The Royal Bank of Scotland, majority owned by the taxpayer, is reportedly set pay its staff £340m in bonuses.
The bank, 72 per cent owned by the government, is also expected to announce a ninth consecutive year of losses for 2016.
The bonus figures were reported by Sky News, who cited insider sources. The outlet also cited analysts who estimated RBS had lost £2.5bn by September 2016 and could have lost over £5bn across the whole year.
A spokesperson for RBS told The Independent the bank was making no comment, but said no decision had yet been taken and that bonuses had decreased since their peak in 2008.
Corresponding with the bank’s losses – over £50bn since 2008, according to the Financial Times - RBS’s bonuses have shrunk every year since then.
RBS lost £24bn in 2008 but its employees were awarded £1.4bn.

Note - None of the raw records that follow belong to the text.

__global__ __launch_bounds__(256) void prepsplit2h_kernel(RowSrc X0, RowSrc X1, int64_t B, _Float16* __restrict__ R0,
                                                         _Float16* __restrict__ R1,
                                                         unsigned long long* __restrict__ ent,
                                                         unsigned long long token, float* __restrict__ diag,
                                                         float* __restrict__ nrm, float* __restrict__ sc,
                                                         unsigned long long* __restrict__ loss_acc,
                                                         int* __restrict__ flags, int nflags,
                                                         float* __restrict__ copy0, float* __restrict__ copy1,
                                                         unsigned* __restrict__ czero, int two_level) {
  __shared__ float red[8];
  __shared__ unsigned cred[8];
  const int t = threadIdx.x, chunk = blockIdx.x, nchunks = gridDim.x;
  if (chunk == 0 && t <= kLossWords) {
    loss_acc[t * 16] = 0ull;
    if (t == 0) loss_acc[8] = 0ull;
  }
  if (chunk == 1 || nchunks == 1)
    for (int i = t; i < nflags; i += 256) flags[i] = 0;
  if (czero && chunk == 0 && t < 16) czero[t] = 0u;
  const int row = t >> 3, d0 = (t & 7) * 16;
  const int64_t grow = (int64_t)chunk * 32 + row;
  float vq[16], vc[16];
  {
    const int64_t rq = X0.idx ? (int64_t)X0.idx[grow] : grow;
    const int64_t rc = X1.idx ? (int64_t)X1.idx[grow] : grow;
    RowSrc Y0 = X0, Y1 = X1;
    Y0.idx = nullptr; Y1.idx = nullptr;
#pragma unroll
    for (int q = 0; q < 4; ++q) {
      const float4 f = rowsrc_load4(Y0, rq, d0 + 4 * q);
      const float4 g = rowsrc_load4(Y1, rc, d0 + 4 * q);
      vq[4 * q] = f.x; vq[4 * q + 1] = f.y; vq[4 * q + 2] = f.z; vq[4 * q + 3] = f.w;
      vc[4 * q] = g.x; vc[4 * q + 1] = g.y; vc[4 * q + 2] = g.z; vc[4 * q + 3] = g.w;
      if (copy0 && d0 + 4 * q < X0.ld) *reinterpret_cast<float4*>(copy0 + grow * X0.ld + d0 + 4 * q) = f;
      if (copy1 && d0 + 4 * q < X1.ld) *reinterpret_cast<float4*>(copy1 + grow * X1.ld + d0 + 4 * q) = g;
    }
  }
  float mq = 0.f, mc = 0.f, dot = 0.f, ssq = 0.f, ssc = 0.f;
#pragma unroll
  for (int e = 0; e < 16; ++e) {
    mq = fmaxf(mq, fabsf(vq[e]));
    mc = fmaxf(mc, fabsf(vc[e]));
    dot = fmaf(vq[e], vc[e], dot);
    ssq = fmaf(vq[e], vq[e], ssq);
    ssc = fmaf(vc[e], vc[e], ssc);
  }
  dot += __shfl_xor(dot, 1, 64); dot += __shfl_xor(dot, 2, 64); dot += __shfl_xor(dot, 4, 64);
  ssq += __shfl_xor(ssq, 1, 64); ssq += __shfl_xor(ssq, 2, 64); ssq += __shfl_xor(ssq, 4, 64);
  ssc += __shfl_xor(ssc, 1, 64); ssc += __shfl_xor(ssc, 2, 64); ssc += __shfl_xor(ssc, 4, 64);
  if ((t & 7) == 0) diag[grow] = dot;
#pragma unroll
  for (int o = 8; o < 64; o <<= 1) {
    ssq = fmaxf(ssq, __shfl_xor(ssq, o, 64));
    ssc = fmaxf(ssc, __shfl_xor(ssc, o, 64));
  }
  if ((t & 63) == 0) {
    nrm[((int64_t)0 * nchunks + chunk) * 4 + (t >> 6)] = ssq;
    nrm[((int64_t)1 * nchunks + chunk) * 4 + (t >> 6)] = ssc;
  }
#pragma unroll
  for (int o = 32; o > 0; o >>= 1) {
    mq = fmaxf(mq, __shfl_xor(mq, o, 64));
    mc = fmaxf(mc, __shfl_xor(mc, o, 64));
  }
  if ((t & 63) == 0) { red[t >> 6] = mq; red[4 + (t >> 6)] = mc; }
  __syncthreads();
  if (t == 0) {
    mq = fmaxf(fmaxf(red[0], red[1]), fmaxf(red[2], red[3]));
    mc = fmaxf(fmaxf(red[4], red[5]), fmaxf(red[6], red[7]));
    __hip_atomic_store(&ent[chunk], (token << 16) | (unsigned long long)(amax_code(mq) << 8 | amax_code(mc)),
                       __ATOMIC_RELAXED, __HIP_MEMORY_SCOPE_AGENT);
  }
  unsigned cq = 0u, cc = 0u;
  bool timed_out = false;
  const unsigned long long t_start = __builtin_amdgcn_s_memrealtime();
  const bool gatherer = chunk == 0 || !two_level;
  for (int i = gatherer ? t : (t == 0 ? nchunks : nchunks + 1); i < (gatherer ? nchunks : nchunks + 1); i += 256) {
    unsigned long long v;
    while (((v = __hip_atomic_load(&ent[i], __ATOMIC_RELAXED, __HIP_MEMORY_SCOPE_AGENT)) >> 16) != token) {
      if (__builtin_amdgcn_s_memrealtime() - t_start > kPollTicks) { timed_out = true; break; }
      __builtin_amdgcn_s_sleep(4);
    }
    cq = max(cq, (unsigned)(v >> 8) & 255u);
    cc = max(cc, (unsigned)v & 255u);
  }
  if (timed_out) atomicOr(reinterpret_cast<unsigned*>(loss_acc + 8), 1u);
#pragma unroll
  for (int o = 32; o > 0; o >>= 1) {
    cq = max(cq, (unsigned)__shfl_xor((int)cq, o, 64));
    cc = max(cc, (unsigned)__shfl_xor((int)cc, o, 64));
  }
  if ((t & 63) == 0) { cred[t >> 6] = cq; cred[4 + (t >> 6)] = cc; }
  __syncthreads();
  cq = max(max(cred[0], cred[1]), max(cred[2], cred[3]));
  cc = max(max(cred[4], cred[5]), max(cred[6], cred[7]));
  if (two_level && chunk == 0 && t == 0)
    __hip_atomic_store(&ent[nchunks], (token << 16) | (unsigned long long)(cq << 8 | cc), __ATOMIC_RELAXED,
                       __HIP_MEMORY_SCOPE_AGENT);
  const int eq = scale_exp_code(cq), ec = scale_exp_code(cc);
  if (chunk == 0 && t == 0) {
    sc[0] = ldexpf(1.f, -(eq + ec));
    sc[1] = ldexpf(1.f, -ec);
    sc[2] = ldexpf(1.f, -(eq + (int)kHPexp));
    sc[3] = ldexpf(1.f, eq);
    sc[4] = ldexpf(1.f, ec);
  }
#pragma unroll
  for (int m = 0; m < 2; ++m) {
    const float mul = ldexpf(1.f, m ? ec : eq);
    _Float16* R = m ? R1 : R0;
    f16x8 p[2][2];
#pragma unroll
    for (int e = 0; e < 16; ++e) {
      const float xs = (m ? vc[e] : vq[e]) * mul;
      const _Float16 a = (_Float16)xs;
      const _Float16 b = (_Float16)(xs - (float)a);
      p[0][e >> 3][e & 7] = a;
      p[1][e >> 3][e & 7] = b;
    }
#pragma unroll
    for (int pl = 0; pl < 2; ++pl) {
      f16x8* dst = reinterpret_cast<f16x8*>(R + ((int64_t)pl * B + grow) * k3D + d0);
      dst[0] = p[pl][0];
      dst[1] = p[pl][1];
    }
  }
}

By 2015, bonuses had dropped to around £400m and reached £370m in 2016.
The bank has reportedly put forward the 2017 bonus suggestion to UK Financial Investments (UKFI), a government body which manages public shareholdings in banks.
The government must approve the bonuses but the UKFI may seek a £2,000 cash limit per RBS employee.
Any approval of the bonuses would likely provoke controversy, particularly as Prime Minister Theresa May has threatened to clamp down on excesses in the business world, and to help hard up families.